• **Task description**
Determine how many lines in the listing hold "NAME" and give only that number.

--------------------------------------------------

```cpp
int launch_prune(const DevFamily& fam, int n, int R, int T, int max_depth, const int32_t* ops,
                 const double* brlen, const double* rates, const double* eig, const PruneWs& ws, const double* pi,
                 double* site_lik, int32_t* site_scal, hipStream_t stream, bool allow_fused) {
  const int L = fam.n_prune;
  const PruneWsSizes sizes = prune_ws_sizes(T, fam.msa_mixed_n != 0);
  if (L == 0) {
    hipLaunchKernelGGL(schedule_stack_check_kernel, dim3(n), dim3(64), 0, stream, T, std::max(max_depth, 1), 0, ops, ws.hdr, ws.err_flag);
    return R;
  }
  double* pmat = ws.scratch;
  const size_t rate_stride = sizes.scratch_doubles_per_rate;
  const DebugOptions& dbg = debug_options();
  const int cap_env = dbg.k1_tile_cap;
  const int cap = cap_env >= 64 ? std::min(cap_env, 1024) : 1024;
  const int tiles = (L + cap - 1) / cap;
  const int tile = tiles == 1 ? L : (((L + tiles - 1) / tiles + 127) & ~127);
  int n2 = tile / 128, n1;
  {
    const int rem = tile - 128 * n2;
    if (rem > 64) {
      ++n2;
      n1 = 0;
    } else {
      n1 = rem > 0 ? 1 : 0;
    }
  }
  const int wpr = n2 + n1;
  const size_t tip_bytes = (size_t)T * 16 * sizeof(double);
  const size_t pad = (size_t)n2 * 128 + (size_t)n1 * 64;
  const size_t tail_bytes = (((size_t)std::max(T - 2, 1) * sizeof(int2)) + 31) & ~(size_t)15;
  const bool mixed = fam.msa_mixed_n != 0;
  const size_t ones_bytes = mixed ? 32 : 0;
  const size_t fused_lds = std::max((size_t)R * tip_bytes + ones_bytes + tail_bytes, (size_t)R * pad * (5 * sizeof(double) + sizeof(int)));
  const bool fused = allow_fused && !dbg.k1_no_fuse && !dbg.k1_segments &&
                     ((R * wpr <= 8 && fused_lds <= 53 * 1024) ||
                      (R * wpr > 8 && R * wpr <= 16 && fused_lds <= 80 * 1024));
  const bool big = !fused && ((160 * 1024 / tip_bytes) * wpr / 4 < 5 || dbg.k1_segments);
  const bool tables_hook = dbg.k1_tables || dbg.k1_no_tables;
  const bool use_asm = !dbg.k1_cxx_walk;
  const bool stack_fused = fused && max_depth <= 4 && dbg.k1_stack && !tables_hook;
  const bool seg = big && max_depth <= 4 && !tables_hook;
  const size_t seg_bytes = (size_t)(2 * kSegOps + 1) * 16 * sizeof(double) + ones_bytes;
  size_t lds = fused ? fused_lds : seg ? seg_bytes : tip_bytes + ones_bytes + tail_bytes;
  if (lds > 160 * 1024) {
    snprintf(g_prune_error, sizeof(g_prune_error),
             "K1: a tree of %d tips with stack depth %d needs %zu bytes of LDS in the cherry-table form (160 KB per CU)", T, max_depth, lds);
    return -1;
  }
  if (stack_fused || seg) {
    hipLaunchKernelGGL(schedule_stack_check_kernel, dim3(n), dim3(64), 0, stream, T, stack_fused && max_depth <= 3 ? 3 : 4,
                       stack_fused ? 1 : 0, ops, ws.hdr, ws.err_flag);
  } else {
    hipLaunchKernelGGL(schedule_rewrite_kernel, dim3(n), dim3(64), (sizes.tabs_per_sample + 16) * sizeof(int), stream, T, max_depth,
                       (int)sizes.tabs_per_sample, dbg.k1_no_tables ? 0 : 1, ops, brlen, ws.wops, ws.wlen, ws.tabs, ws.hdr, ws.err_flag);
  }
  const int wg_waves = fused ? R * wpr : wpr;
  dim3 grid(tiles, fused ? 1 : R, n), block(64 * wg_waves);
  const int n_ops = T - 2;
  hipError_t attr_rc = hipSuccess;
#define LH_LAUNCH_K(K, NAME)                                                                                     \
  {                                                                                                              \
    if (lds > 64 * 1024)                                                                                         \
      attr_rc = hipFuncSetAttribute(reinterpret_cast<const void*>(K), hipFuncAttributeMaxDynamicSharedMemorySize, (int)lds); \
    snprintf(g_prune_form, sizeof(g_prune_form), "%s", NAME);                                                    \
    if (attr_rc == hipSuccess)                                                                                   \
      hipLaunchKernelGGL(K, grid, block, lds, stream, n, n2, tile, R, wpr, fam.msa, L, T, n_ops, ops, ws.hdr, ws.err_flag, \
                         brlen, rates, eig, pmat, rate_stride, pi, site_lik, site_scal);                        \
  }
#define LH_LAUNCH_CT(K, NAME)                                                                                    \
  {                                                                                                              \
    if (lds > 64 * 1024)                                                                                         \
      attr_rc = hipFuncSetAttribute(reinterpret_cast<const void*>(K), hipFuncAttributeMaxDynamicSharedMemorySize, (int)lds); \
    snprintf(g_prune_form, sizeof(g_prune_form), "%s", NAME);                                                    \
    if (attr_rc == hipSuccess)                                                                                   \
      hipLaunchKernelGGL(K, grid, block, lds, stream, n2, tile, R, wpr, fam.msa, fam.msa_planes, L, T, ws.wops, ws.wlen, ws.tabs, \
                         (int)sizes.tabs_per_sample, ws.hdr, brlen, rates, eig, pmat, rate_stride, pi, site_lik, \
                         site_scal);                                                                             \
  }
  const int lds_waves = lds == 0 ? 8 : (int)((160 * 1024 / lds) * wg_waves / 4);
  if (stack_fused) {
#define LH_LAUNCH_STACK(D, N)                                                          \
  {                                                                                    \
    if (lds_waves >= 6 && D == 3)                                                      \
// ... 78 lines not shown
```

Measured before the change: 8.466 million.

## Precompute symmetric eigen-products and use custom expm1 for P-matrix construction

```diff
diff --git a/linearham_amd/csrc/lh_asr.hip b/linearham_amd/csrc/lh_asr.hip
--- a/linearham_amd/csrc/lh_asr.hip
+++ b/linearham_amd/csrc/lh_asr.hip
@@ -266,7 +266,7 @@
     }
   }
 
-  const double* __restrict__ e = eig + (size_t)sample * 36;
+  const double* __restrict__ e = eig + (size_t)sample * kEigDoubles;
   const double rt = rates[(size_t)sample * R + rate];
   const double* __restrict__ bl = brlen + (size_t)sample * (2 * (size_t)T - 2);
   {
diff --git a/linearham_amd/csrc/lh_capi.hip b/linearham_amd/csrc/lh_capi.hip
--- a/linearham_amd/csrc/lh_capi.hip
+++ b/linearham_amd/csrc/lh_capi.hip
@@ -393,7 +393,7 @@
   const size_t L = f->host.n_prune;
   const int cap = std::max(n, 1);
   LH_HIP(hipMalloc((void**)&w.rates, sizeof(double) * cap * R));
-  LH_HIP(hipMalloc((void**)&w.eig, sizeof(double) * cap * 36));
+  LH_HIP(hipMalloc((void**)&w.eig, sizeof(double) * cap * lh::kEigDoubles));
   const lh::PruneWsSizes z = lh::prune_ws_sizes(T, f->host.msa_mixed_n != 0);
   const size_t n_ops = (size_t)std::max(T - 2, 1);
   LH_HIP(hipMalloc((void**)&w.prune.scratch, sizeof(double) * cap * R * z.scratch_doubles_per_rate));
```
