# iesl/anncur

Measured on AMD Instinct MI355X. Metric: queries/sec + Top-k-Recall@100 vs exact, CUR-256 on QxI score matrix, higher is better.
Workload: dtype bf16; 1 GPU; cfg2: Q=10000/GPU x I=100000 bf16 score matrix, 256 anchor items, 512 anchor queries, k=100, k_retvr=100; step = gather C_q + fused S_hat/top-k + exact top-k scan + overlap/recall; Q_per_gpu=10000, I=100000, anchors=256, anchor_queries=512, k=100, k_retvr=100

## Files before the change

### anncur_amd/csrc/score16.hpp

```cpp
#pragma once

typedef __attribute__((ext_vector_type(4))) float f32x4;

template <int KP, int NW = 4>
struct Fused16Cfg {
	static constexpr int WAVES = NW;
	static constexpr int KS32 = KP / 32;
	static constexpr int K = KP / 16;
	static constexpr int CPR = KP / 8;
	static constexpr int TILE_BYTES = TILE_I * KP * 2;
	static constexpr int QCAP = 1024;
	static constexpr int DRAIN_AT = 192;
	static constexpr int QUEUE_OFF = 2 * TILE_BYTES;
	static constexpr int CNT_OFF = QUEUE_OFF + NW * QCAP * 8;
	static constexpr int TICKET_OFF = CNT_OFF + NW * 64 * 4;
	static constexpr int PIECES = TILE_BYTES / 1024 / NW;
	static_assert(PIECES >= 1, "a tile holds at least one 1 KB piece per wave");
	static constexpr int LVL_OFF = TICKET_OFF + 16;
	static constexpr int LCNT_OFF = LVL_OFF + NW * 64 * 4 * LADDER_LEVELS;
	static constexpr int JCUR_OFF = LCNT_OFF + NW * 64 * 16;
	static constexpr int LDS_BYTES = JCUR_OFF + NW * 64 * 4;
	static_assert(NW != 4 || LDS_BYTES <= 80 * 1024, "two workgroups per CU");
	static_assert(LADDER_LEVELS == 8, "two 128-bit reads per query; eight 16-bit fields in four counter words");
	static constexpr int BQ = 64 * NW;
};
#ifndef ANNCUR_LADDER_PERIOD
#define ANNCUR_LADDER_PERIOD 16
#endif
constexpr int LADDER_PERIOD = ANNCUR_LADDER_PERIOD;
constexpr uint32_t WQ_ITEM_BITS = 26, WQ_ITEM_MASK = (1u << WQ_ITEM_BITS) - 1u;

struct WaveQueue {
	uint32_t base, limit;
	uint32_t cnt;
	uint2 *seg;
	uint32_t q_stride8;
	uint32_t capg, n_items;
	int lane;
	uint32_t lad_on, lvl, jcur;
	uint32_t *lcnt;
};

template <bool LAD = false>
__device__ __forceinline__ void wq_drain(const WaveQueue &w, uint32_t &fill) {
	const uint32_t n = (fill - w.base) >> 3;
	unsigned char *const segb = reinterpret_cast<unsigned char *>(w.seg);
#pragma nounroll
	for (uint32_t i0 = 0; i0 < n; i0 += 64) {
		const uint32_t i = i0 + (uint32_t)w.lane;
		if (i < n) {
			const uint2 e = lds_load_u64(w.base + i * 8u);
			const uint32_t item = e.y & WQ_ITEM_MASK, ql = e.y >> WQ_ITEM_BITS;
			if (item < w.n_items) {
				uint32_t pos = 0;
#if defined(__HIP_DEVICE_COMPILE__)
				const uint32_t one = 1u;
				asm volatile("ds_add_rtn_u32 %0, %1, %2\n\ts_waitcnt lgkmcnt(0)" : "=&v"(pos) : "v"(w.cnt + ql * 4u), "v"(one) : "memory");
#endif
				if (pos < w.capg) *reinterpret_cast<uint2 *>(segb + (ql * w.q_stride8 + pos * 8u)) = make_uint2(e.x, item);
				if (LAD && w.lad_on) {
					f32x4 la = {0.f, 0.f, 0.f, 0.f}, lb = {0.f, 0.f, 0.f, 0.f};
					uint32_t jc = 0;
#if defined(__HIP_DEVICE_COMPILE__)
					asm volatile("ds_read_b128 %0, %3\n\tds_read_b128 %1, %3 offset:16\n\tds_read_b32 %2, %4\n\ts_waitcnt lgkmcnt(0)"
								 : "=&v"(la), "=&v"(lb), "=&v"(jc) : "v"(w.lvl + ql * 32u), "v"(w.jcur + ql * 4u) : "memory");
#endif
					const float v = __uint_as_float(e.x);
					const uint32_t j = (uint32_t)(v >= la[0]) + (uint32_t)(v >= la[1]) + (uint32_t)(v >= la[2]) + (uint32_t)(v >= la[3])
									   + (uint32_t)(v >= lb[0]) + (uint32_t)(v >= lb[1]) + (uint32_t)(v >= lb[2]) + (uint32_t)(v >= lb[3]);
					if (j > jc)
						(void)__hip_atomic_fetch_add(w.lcnt + ql * 4u + ((j - 1u) >> 1), 1u << (16u * ((j - 1u) & 1u)), __ATOMIC_RELAXED, __HIP_MEMORY_SCOPE_AGENT);
				}
			}
		}
	}
	fill = w.base;
}
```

--------------------------------------------------

• **Your solution**
4